**Instructions to follow**
Count how many lines in the data hold "using". Only the number.

(Saved entries)
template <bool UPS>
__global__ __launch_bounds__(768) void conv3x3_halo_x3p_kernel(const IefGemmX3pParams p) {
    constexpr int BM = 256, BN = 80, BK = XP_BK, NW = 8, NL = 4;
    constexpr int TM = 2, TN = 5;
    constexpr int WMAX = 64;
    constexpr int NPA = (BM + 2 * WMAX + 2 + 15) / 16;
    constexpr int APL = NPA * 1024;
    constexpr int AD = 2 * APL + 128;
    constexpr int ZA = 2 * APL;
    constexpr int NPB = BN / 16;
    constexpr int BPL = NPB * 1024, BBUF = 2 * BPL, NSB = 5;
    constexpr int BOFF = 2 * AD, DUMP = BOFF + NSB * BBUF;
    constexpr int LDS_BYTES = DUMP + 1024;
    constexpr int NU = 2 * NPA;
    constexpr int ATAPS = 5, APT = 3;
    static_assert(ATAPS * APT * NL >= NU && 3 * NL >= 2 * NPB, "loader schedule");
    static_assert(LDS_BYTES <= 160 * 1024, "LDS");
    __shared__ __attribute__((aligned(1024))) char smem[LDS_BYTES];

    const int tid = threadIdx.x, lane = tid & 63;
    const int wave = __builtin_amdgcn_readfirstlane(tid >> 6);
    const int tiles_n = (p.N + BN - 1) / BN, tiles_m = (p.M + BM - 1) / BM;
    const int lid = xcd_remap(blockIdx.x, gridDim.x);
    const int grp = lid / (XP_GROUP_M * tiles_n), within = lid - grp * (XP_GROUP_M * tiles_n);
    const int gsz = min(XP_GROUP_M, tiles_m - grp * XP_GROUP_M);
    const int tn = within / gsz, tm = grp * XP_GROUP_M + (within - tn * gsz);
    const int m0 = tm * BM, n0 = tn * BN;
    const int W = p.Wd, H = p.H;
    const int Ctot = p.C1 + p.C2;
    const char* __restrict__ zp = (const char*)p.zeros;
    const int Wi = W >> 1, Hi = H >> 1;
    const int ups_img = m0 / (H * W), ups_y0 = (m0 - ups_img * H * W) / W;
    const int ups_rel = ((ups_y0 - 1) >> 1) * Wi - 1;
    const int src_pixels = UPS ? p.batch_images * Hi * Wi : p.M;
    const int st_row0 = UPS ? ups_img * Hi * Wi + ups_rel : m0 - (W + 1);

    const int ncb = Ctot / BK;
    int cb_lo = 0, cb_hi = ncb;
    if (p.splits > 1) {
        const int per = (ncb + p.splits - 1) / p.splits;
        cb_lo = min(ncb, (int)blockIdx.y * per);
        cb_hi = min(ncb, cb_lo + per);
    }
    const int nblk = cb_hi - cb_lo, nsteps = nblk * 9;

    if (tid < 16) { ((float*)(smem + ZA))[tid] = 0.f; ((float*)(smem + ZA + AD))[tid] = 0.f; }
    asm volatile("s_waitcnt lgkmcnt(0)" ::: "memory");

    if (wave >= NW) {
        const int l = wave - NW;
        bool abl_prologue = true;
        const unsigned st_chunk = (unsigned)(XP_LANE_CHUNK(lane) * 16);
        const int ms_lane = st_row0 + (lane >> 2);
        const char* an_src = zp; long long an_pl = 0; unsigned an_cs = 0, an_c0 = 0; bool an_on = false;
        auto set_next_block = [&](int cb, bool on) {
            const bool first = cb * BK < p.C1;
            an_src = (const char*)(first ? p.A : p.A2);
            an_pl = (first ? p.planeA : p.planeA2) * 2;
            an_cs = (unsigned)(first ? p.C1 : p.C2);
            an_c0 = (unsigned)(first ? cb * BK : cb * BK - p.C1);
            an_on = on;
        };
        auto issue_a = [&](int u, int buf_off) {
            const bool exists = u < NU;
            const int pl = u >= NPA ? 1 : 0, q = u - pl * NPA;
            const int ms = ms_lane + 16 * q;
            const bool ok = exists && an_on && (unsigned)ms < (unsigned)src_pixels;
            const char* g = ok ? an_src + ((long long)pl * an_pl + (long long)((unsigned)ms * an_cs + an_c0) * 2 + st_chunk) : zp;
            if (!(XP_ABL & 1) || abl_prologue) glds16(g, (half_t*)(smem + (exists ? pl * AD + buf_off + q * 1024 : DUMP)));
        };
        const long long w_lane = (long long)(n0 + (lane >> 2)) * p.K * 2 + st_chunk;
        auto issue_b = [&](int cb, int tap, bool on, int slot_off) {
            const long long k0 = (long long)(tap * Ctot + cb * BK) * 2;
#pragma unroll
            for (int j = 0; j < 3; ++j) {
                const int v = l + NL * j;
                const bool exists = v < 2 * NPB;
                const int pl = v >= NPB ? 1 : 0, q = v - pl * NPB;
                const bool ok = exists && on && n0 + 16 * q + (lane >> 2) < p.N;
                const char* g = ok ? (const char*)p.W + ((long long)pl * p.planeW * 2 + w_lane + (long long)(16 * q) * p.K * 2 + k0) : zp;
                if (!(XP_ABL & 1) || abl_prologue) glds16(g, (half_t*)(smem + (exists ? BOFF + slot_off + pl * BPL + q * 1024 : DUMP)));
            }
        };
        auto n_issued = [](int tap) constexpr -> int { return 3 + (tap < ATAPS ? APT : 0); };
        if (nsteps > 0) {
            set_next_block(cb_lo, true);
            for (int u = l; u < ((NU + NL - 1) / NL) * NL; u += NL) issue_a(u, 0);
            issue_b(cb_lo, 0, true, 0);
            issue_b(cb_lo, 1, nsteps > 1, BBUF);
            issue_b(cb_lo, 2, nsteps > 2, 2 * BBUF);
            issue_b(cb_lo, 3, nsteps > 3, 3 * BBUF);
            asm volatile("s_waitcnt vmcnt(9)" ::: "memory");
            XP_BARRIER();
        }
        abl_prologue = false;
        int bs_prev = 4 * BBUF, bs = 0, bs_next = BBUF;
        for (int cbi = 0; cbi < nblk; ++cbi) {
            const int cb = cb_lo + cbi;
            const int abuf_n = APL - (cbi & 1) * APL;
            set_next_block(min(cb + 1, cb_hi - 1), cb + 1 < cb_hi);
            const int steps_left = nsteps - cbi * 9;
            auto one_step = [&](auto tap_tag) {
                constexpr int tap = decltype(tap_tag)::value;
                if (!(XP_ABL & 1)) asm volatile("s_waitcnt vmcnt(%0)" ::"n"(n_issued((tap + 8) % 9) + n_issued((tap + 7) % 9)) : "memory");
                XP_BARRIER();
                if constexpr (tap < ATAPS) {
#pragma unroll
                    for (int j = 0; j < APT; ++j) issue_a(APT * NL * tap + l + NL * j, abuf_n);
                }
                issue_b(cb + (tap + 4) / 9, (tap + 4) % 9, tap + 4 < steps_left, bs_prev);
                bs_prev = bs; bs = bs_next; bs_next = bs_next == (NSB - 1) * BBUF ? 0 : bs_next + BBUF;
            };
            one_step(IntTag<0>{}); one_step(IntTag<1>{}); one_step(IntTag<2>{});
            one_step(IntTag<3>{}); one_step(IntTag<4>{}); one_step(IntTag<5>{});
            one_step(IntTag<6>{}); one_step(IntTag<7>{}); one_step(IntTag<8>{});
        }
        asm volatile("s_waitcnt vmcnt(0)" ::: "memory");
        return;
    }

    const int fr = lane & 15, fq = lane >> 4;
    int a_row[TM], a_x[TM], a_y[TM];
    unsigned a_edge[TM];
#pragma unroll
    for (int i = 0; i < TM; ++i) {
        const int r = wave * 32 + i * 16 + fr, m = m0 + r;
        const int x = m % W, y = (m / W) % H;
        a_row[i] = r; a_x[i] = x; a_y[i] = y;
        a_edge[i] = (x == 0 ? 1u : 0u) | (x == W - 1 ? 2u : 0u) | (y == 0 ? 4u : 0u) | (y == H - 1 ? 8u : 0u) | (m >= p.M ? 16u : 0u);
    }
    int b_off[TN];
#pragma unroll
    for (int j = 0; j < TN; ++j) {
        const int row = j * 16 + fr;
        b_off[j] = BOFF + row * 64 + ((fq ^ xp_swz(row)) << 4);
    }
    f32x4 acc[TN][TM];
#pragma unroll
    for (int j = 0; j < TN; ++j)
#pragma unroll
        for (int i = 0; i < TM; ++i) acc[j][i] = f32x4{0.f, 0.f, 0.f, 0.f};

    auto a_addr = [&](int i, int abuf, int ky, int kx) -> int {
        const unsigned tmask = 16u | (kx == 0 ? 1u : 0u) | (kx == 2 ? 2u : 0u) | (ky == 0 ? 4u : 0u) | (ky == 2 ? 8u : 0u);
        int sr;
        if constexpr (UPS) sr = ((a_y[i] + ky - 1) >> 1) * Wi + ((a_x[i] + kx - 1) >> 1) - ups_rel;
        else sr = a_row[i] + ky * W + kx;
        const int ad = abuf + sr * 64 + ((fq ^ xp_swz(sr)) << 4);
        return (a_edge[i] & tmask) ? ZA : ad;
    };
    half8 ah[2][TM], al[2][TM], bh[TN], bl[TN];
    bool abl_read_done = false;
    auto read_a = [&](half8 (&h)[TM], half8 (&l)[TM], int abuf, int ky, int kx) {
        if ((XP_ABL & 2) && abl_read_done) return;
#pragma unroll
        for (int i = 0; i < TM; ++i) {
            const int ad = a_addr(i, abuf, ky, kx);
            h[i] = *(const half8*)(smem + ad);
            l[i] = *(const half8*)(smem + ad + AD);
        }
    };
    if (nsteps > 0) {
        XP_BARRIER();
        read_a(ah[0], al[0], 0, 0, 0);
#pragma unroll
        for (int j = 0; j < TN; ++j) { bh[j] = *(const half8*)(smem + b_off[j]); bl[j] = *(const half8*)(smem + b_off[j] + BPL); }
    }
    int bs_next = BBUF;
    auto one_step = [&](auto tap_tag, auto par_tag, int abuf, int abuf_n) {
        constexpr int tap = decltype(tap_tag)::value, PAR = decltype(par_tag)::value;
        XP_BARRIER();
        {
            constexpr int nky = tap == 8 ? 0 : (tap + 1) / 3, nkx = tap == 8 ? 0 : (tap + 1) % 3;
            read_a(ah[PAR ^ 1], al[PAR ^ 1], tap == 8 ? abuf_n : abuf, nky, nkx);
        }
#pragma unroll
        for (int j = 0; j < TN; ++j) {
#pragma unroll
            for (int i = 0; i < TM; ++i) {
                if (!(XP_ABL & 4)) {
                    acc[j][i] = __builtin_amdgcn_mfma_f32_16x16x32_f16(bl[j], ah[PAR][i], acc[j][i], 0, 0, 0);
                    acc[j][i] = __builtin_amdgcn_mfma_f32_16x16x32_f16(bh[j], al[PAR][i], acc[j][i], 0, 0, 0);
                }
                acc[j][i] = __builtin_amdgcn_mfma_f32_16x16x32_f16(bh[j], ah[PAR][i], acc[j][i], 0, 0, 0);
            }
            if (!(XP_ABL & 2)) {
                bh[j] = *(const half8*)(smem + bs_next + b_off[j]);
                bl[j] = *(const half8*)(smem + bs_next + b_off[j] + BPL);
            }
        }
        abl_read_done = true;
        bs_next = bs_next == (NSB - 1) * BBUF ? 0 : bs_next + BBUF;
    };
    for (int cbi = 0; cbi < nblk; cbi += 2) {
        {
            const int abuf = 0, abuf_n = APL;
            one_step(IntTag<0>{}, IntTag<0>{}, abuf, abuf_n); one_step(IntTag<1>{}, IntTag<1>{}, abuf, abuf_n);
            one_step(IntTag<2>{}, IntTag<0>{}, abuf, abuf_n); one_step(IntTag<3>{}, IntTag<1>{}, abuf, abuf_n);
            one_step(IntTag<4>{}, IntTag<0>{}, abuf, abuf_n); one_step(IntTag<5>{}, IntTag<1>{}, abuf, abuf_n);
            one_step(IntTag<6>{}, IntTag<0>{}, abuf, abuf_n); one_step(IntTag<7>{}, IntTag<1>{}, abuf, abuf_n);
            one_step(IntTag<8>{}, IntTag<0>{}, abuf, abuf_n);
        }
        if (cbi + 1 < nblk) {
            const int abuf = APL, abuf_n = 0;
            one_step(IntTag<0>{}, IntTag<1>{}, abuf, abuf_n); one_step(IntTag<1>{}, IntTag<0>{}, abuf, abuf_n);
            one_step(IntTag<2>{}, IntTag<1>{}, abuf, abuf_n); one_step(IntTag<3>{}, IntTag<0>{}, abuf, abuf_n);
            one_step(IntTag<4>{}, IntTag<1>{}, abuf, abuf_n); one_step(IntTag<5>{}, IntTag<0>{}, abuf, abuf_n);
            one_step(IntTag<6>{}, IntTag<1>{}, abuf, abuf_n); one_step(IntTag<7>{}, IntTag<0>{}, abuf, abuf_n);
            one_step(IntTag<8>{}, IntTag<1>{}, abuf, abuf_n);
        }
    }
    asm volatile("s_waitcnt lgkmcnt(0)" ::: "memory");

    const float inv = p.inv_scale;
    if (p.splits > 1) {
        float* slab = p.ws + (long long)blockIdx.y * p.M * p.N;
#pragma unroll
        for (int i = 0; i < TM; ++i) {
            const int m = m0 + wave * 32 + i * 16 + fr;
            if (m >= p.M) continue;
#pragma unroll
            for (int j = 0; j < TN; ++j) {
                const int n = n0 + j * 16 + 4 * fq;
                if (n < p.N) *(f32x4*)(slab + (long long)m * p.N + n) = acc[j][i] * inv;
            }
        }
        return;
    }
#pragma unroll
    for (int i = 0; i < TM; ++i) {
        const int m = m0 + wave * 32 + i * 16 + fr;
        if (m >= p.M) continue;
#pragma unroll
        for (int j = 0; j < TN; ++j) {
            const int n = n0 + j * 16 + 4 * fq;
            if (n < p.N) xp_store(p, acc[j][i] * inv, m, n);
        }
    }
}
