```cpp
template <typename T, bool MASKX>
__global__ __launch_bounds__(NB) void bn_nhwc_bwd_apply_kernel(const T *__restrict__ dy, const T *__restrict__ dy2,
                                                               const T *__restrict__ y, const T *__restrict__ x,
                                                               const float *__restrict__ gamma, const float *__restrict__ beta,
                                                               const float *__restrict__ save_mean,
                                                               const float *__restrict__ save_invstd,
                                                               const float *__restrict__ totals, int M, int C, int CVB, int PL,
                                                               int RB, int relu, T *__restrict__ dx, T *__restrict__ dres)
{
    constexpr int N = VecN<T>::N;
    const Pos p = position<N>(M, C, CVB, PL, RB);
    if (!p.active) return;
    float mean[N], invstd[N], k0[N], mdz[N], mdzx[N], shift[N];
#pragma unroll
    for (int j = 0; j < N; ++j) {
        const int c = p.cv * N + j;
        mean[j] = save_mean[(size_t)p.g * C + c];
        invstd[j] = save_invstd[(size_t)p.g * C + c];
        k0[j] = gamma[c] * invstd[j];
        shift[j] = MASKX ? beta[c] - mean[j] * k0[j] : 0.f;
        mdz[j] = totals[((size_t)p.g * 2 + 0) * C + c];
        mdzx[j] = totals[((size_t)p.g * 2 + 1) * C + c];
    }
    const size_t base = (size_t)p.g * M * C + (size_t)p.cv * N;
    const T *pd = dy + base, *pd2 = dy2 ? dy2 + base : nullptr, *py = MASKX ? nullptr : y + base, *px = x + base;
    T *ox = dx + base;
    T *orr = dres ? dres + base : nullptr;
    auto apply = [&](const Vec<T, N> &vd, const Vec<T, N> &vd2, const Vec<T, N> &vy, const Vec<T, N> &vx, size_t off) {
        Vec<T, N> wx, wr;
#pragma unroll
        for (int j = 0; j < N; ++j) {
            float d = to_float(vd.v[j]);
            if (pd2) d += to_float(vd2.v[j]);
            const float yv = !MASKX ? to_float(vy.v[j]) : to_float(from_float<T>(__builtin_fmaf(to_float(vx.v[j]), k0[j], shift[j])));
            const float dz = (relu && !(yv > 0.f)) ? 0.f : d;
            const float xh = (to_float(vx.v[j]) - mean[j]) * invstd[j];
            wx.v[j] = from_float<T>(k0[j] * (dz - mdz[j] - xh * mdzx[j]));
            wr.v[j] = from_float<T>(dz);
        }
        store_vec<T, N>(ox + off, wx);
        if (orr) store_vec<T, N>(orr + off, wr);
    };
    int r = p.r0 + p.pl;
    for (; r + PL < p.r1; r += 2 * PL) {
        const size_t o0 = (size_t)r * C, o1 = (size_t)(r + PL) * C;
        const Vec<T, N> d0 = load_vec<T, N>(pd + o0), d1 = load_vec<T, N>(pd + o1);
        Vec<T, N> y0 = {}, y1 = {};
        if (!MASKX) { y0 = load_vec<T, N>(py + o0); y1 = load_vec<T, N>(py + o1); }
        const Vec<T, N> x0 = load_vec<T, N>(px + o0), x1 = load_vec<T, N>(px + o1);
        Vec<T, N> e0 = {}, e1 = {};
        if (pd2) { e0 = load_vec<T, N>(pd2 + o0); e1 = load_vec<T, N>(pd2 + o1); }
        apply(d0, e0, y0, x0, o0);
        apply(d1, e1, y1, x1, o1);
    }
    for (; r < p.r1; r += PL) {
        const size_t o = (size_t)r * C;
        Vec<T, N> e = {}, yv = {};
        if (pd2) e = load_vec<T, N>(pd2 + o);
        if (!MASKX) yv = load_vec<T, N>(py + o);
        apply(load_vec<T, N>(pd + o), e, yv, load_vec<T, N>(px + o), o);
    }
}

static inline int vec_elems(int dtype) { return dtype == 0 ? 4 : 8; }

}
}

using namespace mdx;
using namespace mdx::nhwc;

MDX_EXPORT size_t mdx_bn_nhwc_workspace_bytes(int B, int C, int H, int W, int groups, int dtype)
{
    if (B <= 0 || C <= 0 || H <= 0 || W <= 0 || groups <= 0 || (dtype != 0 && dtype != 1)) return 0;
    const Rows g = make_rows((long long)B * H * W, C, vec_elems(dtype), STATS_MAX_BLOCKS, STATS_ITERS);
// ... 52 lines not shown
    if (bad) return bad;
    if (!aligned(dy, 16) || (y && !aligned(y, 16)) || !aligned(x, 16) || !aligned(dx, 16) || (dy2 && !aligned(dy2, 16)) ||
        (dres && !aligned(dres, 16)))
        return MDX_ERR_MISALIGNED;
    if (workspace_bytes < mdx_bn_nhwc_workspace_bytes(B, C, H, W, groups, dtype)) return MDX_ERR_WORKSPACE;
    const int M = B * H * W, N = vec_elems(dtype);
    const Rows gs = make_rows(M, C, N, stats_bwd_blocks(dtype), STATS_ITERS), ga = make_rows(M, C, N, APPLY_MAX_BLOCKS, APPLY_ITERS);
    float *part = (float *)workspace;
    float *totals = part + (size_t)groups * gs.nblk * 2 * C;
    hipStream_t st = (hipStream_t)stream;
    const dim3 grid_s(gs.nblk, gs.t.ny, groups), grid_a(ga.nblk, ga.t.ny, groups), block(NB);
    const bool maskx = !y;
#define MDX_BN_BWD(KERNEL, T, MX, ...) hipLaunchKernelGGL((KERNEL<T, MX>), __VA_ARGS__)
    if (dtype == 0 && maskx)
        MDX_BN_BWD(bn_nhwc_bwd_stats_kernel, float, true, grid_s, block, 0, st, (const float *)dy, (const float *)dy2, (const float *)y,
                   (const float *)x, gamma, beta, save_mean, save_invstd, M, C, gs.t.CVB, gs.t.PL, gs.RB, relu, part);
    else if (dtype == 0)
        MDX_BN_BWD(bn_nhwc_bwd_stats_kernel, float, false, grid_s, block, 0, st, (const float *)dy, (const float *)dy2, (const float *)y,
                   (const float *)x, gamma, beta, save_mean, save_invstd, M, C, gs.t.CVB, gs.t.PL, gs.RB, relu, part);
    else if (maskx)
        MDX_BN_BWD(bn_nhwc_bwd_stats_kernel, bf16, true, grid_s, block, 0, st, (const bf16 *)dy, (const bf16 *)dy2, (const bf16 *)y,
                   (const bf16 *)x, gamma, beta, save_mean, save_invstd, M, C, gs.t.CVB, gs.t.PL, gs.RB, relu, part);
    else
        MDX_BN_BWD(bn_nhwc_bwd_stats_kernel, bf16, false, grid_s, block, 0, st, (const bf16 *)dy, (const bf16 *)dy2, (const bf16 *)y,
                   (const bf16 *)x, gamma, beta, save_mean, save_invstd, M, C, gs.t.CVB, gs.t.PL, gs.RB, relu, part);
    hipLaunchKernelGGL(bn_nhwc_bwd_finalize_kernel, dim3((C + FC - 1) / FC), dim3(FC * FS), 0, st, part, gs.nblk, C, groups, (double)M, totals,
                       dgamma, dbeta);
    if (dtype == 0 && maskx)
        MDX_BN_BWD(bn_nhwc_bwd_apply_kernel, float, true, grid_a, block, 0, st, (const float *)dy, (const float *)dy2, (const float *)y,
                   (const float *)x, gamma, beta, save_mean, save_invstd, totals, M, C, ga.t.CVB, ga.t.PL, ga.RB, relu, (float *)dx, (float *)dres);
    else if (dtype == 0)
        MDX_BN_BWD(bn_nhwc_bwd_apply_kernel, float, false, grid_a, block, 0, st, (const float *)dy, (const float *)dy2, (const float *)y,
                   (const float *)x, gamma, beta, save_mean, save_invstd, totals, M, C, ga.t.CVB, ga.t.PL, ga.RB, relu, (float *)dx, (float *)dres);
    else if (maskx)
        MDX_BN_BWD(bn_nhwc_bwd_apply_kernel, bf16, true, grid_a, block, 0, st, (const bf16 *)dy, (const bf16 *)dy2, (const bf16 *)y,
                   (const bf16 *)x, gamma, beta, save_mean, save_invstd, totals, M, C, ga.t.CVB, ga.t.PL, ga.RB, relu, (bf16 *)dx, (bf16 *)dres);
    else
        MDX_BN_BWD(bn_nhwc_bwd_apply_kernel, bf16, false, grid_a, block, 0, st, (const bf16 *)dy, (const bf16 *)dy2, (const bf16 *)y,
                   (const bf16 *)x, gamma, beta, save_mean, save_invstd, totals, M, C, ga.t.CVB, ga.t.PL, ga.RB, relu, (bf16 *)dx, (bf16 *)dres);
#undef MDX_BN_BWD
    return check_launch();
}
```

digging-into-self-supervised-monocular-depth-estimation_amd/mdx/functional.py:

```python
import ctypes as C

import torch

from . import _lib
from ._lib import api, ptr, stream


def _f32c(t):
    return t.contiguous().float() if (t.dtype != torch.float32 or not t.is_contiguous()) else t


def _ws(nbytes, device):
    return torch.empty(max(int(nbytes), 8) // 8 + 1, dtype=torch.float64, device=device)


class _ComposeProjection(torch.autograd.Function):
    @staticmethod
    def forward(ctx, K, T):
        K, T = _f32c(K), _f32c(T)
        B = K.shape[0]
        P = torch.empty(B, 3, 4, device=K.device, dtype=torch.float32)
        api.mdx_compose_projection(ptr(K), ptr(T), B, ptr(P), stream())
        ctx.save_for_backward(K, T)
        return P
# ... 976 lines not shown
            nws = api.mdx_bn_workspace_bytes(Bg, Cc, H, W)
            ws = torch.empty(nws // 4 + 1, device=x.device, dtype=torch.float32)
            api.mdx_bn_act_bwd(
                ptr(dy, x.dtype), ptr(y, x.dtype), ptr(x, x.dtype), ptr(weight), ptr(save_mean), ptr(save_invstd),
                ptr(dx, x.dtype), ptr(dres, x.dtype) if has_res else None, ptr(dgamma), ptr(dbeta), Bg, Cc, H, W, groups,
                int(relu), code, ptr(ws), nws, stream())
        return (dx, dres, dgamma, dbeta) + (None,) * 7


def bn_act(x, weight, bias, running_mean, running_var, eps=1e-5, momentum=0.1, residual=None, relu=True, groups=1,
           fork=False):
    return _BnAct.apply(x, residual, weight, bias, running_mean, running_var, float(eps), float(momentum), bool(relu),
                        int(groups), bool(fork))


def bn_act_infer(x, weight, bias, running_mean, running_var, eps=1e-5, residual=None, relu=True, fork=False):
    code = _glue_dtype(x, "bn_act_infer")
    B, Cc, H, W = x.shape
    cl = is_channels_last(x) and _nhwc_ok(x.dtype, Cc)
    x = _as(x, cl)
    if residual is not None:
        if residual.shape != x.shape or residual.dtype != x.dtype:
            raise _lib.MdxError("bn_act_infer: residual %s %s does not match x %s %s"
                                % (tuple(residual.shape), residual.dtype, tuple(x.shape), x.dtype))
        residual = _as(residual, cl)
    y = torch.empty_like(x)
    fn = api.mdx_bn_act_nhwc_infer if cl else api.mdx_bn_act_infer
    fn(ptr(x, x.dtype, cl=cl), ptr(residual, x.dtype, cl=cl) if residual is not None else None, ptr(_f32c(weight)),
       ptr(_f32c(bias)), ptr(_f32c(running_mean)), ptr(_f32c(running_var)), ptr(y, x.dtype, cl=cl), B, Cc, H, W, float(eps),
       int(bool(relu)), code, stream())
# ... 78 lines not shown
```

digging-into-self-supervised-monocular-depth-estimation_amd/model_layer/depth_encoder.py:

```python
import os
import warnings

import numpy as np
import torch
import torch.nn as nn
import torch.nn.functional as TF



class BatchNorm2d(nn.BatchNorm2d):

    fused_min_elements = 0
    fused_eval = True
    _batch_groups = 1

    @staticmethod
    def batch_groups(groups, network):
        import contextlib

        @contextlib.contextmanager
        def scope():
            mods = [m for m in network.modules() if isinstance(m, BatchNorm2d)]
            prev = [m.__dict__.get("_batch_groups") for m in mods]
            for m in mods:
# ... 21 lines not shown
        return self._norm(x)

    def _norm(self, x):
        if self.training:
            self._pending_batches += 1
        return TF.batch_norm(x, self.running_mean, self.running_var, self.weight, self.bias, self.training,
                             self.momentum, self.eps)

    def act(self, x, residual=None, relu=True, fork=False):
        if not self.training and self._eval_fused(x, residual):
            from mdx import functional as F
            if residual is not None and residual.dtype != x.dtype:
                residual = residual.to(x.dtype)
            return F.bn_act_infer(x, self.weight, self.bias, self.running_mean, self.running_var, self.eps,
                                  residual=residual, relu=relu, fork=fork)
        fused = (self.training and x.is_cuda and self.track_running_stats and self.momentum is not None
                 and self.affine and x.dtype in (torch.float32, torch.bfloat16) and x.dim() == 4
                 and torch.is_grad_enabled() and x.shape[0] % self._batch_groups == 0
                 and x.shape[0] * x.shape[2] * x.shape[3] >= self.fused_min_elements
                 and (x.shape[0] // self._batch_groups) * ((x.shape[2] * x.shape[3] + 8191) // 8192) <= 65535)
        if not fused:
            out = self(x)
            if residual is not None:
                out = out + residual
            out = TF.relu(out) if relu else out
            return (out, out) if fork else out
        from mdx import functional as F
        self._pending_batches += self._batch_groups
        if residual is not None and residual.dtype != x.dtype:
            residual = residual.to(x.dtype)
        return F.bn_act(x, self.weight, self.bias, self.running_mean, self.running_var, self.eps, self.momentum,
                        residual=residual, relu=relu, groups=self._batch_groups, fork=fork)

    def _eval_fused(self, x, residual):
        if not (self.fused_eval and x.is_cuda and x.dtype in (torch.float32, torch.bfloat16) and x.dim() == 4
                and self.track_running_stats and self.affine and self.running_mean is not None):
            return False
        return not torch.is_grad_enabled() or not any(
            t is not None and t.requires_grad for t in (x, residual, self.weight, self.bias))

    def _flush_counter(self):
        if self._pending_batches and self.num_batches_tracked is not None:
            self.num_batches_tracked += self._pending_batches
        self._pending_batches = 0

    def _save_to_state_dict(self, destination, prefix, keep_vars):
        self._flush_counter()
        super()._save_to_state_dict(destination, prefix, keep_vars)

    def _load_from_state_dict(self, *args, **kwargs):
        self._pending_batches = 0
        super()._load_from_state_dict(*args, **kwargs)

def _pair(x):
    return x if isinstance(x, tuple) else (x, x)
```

**Answer to this task**
2